• **EXERCISE OBJECTIVE**: Find and copy each line of the records where the string "kLocKeyBits" shows up.
%%
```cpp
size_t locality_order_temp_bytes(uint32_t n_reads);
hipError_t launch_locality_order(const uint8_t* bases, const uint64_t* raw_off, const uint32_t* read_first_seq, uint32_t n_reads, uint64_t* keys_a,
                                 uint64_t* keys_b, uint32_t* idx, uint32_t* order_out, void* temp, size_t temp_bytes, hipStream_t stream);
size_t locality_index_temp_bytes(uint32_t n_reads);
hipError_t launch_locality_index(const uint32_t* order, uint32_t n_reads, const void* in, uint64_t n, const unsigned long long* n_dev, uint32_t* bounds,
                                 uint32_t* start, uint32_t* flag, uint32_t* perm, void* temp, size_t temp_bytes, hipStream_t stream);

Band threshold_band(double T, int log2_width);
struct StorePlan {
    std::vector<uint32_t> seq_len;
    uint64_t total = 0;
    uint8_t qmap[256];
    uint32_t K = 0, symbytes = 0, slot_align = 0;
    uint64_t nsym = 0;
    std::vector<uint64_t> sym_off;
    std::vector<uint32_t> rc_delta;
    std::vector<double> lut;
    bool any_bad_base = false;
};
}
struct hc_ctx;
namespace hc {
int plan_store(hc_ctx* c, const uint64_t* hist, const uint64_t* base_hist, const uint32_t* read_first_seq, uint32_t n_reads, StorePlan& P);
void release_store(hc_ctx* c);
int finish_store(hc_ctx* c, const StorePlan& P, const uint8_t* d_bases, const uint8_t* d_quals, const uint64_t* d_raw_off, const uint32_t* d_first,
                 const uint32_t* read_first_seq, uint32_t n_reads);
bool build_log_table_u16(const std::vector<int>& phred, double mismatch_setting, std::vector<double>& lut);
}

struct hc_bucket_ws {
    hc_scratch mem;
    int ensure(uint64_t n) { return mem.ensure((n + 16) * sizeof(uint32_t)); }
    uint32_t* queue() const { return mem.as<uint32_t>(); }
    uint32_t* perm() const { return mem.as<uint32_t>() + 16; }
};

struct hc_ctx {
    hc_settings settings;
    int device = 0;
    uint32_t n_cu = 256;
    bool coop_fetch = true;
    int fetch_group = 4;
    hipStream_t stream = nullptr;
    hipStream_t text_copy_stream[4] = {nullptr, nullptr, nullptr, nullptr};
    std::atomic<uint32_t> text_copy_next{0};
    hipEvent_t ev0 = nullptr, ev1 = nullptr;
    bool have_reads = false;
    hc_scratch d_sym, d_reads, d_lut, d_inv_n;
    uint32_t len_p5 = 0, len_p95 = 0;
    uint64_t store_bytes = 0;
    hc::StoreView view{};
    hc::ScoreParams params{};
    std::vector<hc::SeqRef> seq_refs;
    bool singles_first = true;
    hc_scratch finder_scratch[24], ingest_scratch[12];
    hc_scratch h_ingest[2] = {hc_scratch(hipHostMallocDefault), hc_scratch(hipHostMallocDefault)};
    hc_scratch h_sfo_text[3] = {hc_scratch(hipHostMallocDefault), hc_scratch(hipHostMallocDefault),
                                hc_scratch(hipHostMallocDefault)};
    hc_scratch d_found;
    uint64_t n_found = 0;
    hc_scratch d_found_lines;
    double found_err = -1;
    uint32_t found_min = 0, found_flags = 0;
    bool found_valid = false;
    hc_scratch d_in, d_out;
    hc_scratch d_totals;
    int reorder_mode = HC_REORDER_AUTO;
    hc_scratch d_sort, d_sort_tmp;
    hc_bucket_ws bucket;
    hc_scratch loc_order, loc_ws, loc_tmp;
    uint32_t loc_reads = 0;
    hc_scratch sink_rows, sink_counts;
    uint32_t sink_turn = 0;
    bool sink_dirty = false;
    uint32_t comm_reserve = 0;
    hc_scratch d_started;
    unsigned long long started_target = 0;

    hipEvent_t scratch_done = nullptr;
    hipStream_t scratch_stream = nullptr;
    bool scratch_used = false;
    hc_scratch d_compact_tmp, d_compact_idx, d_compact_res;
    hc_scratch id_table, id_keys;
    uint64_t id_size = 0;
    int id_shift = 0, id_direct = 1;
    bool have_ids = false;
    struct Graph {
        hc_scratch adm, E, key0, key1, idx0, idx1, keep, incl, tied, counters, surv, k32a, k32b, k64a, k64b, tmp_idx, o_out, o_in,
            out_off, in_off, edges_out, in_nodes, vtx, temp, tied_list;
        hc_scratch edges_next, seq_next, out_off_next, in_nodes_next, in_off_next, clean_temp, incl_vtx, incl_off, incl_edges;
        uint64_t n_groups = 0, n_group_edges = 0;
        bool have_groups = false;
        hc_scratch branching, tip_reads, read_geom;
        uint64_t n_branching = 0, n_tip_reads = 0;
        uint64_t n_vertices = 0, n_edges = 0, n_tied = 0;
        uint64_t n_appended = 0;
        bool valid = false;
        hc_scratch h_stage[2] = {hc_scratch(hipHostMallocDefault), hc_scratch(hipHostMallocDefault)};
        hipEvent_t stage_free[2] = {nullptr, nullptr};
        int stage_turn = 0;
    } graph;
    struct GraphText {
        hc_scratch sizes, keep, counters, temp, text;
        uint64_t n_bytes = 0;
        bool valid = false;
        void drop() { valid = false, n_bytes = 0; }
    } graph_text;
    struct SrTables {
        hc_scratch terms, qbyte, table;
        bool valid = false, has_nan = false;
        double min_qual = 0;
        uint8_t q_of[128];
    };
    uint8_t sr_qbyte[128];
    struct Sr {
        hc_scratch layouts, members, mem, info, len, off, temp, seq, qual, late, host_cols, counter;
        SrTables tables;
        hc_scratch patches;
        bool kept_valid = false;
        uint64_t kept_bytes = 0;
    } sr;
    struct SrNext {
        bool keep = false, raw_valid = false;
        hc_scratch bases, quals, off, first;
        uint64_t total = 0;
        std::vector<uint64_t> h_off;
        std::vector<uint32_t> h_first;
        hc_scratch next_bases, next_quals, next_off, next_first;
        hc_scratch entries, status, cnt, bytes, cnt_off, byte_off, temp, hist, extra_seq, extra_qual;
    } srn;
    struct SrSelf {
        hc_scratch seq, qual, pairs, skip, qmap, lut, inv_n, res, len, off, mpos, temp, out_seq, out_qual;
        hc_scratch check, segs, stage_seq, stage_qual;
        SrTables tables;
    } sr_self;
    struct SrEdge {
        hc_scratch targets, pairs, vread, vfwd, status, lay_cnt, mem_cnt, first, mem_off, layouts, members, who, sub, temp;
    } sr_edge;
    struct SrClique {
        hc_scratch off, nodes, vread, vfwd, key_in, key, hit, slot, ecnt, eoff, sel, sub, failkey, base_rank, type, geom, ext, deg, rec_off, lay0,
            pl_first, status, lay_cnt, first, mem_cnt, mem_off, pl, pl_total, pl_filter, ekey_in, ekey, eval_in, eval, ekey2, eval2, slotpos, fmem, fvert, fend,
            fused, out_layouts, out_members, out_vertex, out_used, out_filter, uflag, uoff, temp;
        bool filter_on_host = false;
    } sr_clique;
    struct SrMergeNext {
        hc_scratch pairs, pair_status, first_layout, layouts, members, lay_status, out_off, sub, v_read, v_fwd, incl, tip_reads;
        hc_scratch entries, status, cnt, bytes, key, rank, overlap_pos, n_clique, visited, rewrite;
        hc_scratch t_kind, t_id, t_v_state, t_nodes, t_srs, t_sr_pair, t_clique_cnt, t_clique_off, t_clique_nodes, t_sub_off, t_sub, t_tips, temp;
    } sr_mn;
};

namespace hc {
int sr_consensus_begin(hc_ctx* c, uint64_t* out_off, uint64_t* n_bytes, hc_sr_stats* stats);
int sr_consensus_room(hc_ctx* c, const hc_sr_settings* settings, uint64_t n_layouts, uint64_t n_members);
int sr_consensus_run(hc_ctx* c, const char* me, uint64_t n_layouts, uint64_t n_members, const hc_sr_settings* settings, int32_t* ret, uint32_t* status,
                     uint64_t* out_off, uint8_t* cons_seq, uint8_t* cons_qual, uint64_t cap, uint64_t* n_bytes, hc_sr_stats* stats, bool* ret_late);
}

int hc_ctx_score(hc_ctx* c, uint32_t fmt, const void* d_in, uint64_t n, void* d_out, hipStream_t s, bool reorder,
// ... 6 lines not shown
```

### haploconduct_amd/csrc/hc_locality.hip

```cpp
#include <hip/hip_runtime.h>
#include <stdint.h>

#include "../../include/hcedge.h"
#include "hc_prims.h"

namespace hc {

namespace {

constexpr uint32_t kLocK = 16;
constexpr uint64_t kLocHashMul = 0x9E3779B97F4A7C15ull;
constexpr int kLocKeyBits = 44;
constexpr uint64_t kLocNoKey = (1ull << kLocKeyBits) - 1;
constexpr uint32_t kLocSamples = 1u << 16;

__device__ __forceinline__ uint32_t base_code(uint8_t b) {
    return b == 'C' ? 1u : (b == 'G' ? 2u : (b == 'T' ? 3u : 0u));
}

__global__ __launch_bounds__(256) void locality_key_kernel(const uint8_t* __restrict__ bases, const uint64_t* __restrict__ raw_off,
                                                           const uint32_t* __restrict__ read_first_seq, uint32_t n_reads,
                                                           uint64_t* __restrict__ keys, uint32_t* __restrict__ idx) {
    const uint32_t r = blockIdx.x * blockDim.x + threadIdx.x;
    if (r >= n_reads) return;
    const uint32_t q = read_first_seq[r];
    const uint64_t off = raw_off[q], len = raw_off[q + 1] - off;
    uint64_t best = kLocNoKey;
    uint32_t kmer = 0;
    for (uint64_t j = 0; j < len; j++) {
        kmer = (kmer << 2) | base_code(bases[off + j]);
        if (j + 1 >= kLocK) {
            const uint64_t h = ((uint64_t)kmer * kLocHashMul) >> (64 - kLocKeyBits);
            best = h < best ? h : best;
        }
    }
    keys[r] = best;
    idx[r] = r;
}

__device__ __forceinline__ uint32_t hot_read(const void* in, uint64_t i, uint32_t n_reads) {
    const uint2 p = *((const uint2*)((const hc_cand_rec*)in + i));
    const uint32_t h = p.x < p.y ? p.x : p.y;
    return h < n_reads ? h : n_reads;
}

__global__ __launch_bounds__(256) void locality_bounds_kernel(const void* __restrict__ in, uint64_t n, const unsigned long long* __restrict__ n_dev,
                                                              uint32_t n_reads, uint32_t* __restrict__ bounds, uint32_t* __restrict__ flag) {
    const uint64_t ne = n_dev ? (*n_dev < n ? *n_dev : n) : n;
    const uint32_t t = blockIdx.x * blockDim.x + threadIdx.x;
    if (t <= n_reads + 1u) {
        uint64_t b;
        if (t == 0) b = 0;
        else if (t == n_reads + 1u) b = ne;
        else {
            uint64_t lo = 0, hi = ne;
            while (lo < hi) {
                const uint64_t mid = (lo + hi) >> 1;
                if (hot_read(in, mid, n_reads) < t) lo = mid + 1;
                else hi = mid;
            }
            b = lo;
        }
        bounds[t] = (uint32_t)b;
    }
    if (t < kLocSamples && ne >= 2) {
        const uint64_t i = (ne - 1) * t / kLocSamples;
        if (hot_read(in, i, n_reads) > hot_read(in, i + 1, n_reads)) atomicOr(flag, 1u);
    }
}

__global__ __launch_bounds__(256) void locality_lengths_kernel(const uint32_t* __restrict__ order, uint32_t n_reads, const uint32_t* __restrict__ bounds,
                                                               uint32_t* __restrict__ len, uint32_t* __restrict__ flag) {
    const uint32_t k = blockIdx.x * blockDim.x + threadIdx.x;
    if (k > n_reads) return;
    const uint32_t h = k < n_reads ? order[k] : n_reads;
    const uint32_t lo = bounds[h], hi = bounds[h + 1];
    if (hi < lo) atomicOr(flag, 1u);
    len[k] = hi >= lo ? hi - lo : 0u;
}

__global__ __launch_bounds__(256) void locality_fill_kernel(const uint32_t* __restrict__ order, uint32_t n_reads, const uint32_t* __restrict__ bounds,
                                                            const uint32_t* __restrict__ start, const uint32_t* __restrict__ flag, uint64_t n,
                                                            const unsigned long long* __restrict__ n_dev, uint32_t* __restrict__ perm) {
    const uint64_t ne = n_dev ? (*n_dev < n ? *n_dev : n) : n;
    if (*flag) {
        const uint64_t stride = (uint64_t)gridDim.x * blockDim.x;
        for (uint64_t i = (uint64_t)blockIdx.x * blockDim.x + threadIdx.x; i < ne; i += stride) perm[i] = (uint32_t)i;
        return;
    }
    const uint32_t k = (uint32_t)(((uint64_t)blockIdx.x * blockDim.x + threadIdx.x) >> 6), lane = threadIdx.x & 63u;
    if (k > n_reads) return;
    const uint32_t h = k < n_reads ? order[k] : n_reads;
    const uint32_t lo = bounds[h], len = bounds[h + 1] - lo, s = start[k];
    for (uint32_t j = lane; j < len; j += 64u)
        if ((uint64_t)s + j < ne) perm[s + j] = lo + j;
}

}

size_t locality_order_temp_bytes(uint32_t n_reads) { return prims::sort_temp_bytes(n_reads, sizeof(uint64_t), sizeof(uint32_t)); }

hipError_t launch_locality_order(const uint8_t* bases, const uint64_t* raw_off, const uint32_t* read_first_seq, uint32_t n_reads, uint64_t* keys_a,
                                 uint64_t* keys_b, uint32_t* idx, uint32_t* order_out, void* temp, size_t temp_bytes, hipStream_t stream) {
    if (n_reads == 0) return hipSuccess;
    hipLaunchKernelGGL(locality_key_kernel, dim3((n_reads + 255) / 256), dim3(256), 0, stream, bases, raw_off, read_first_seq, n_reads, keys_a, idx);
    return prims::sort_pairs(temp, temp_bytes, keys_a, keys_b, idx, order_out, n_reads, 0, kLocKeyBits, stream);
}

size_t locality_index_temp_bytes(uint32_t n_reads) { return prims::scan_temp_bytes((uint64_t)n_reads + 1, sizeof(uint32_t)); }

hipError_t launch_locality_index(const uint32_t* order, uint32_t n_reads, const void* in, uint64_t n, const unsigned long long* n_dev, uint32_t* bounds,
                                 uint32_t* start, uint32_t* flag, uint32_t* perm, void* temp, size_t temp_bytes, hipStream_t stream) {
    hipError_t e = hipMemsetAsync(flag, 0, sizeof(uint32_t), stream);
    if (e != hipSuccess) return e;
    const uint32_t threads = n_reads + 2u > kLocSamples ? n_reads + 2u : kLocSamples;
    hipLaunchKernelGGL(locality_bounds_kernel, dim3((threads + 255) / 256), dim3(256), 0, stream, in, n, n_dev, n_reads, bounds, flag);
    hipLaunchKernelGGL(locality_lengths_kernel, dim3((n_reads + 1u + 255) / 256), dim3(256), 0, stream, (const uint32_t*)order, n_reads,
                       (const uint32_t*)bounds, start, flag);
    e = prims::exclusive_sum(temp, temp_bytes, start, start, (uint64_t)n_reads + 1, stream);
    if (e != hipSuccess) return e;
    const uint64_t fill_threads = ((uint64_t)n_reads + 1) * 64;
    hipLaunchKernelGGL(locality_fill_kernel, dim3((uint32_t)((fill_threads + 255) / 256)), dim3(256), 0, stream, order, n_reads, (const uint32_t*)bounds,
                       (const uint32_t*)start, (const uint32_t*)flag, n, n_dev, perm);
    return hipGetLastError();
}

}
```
%%
• **COMPLETED TASK**:
constexpr int kLocKeyBits = 44;
constexpr uint64_t kLocNoKey = (1ull << kLocKeyBits) - 1;
            const uint64_t h = ((uint64_t)kmer * kLocHashMul) >> (64 - kLocKeyBits);
    return prims::sort_pairs(temp, temp_bytes, keys_a, keys_b, idx, order_out, n_reads, 0, kLocKeyBits, stream);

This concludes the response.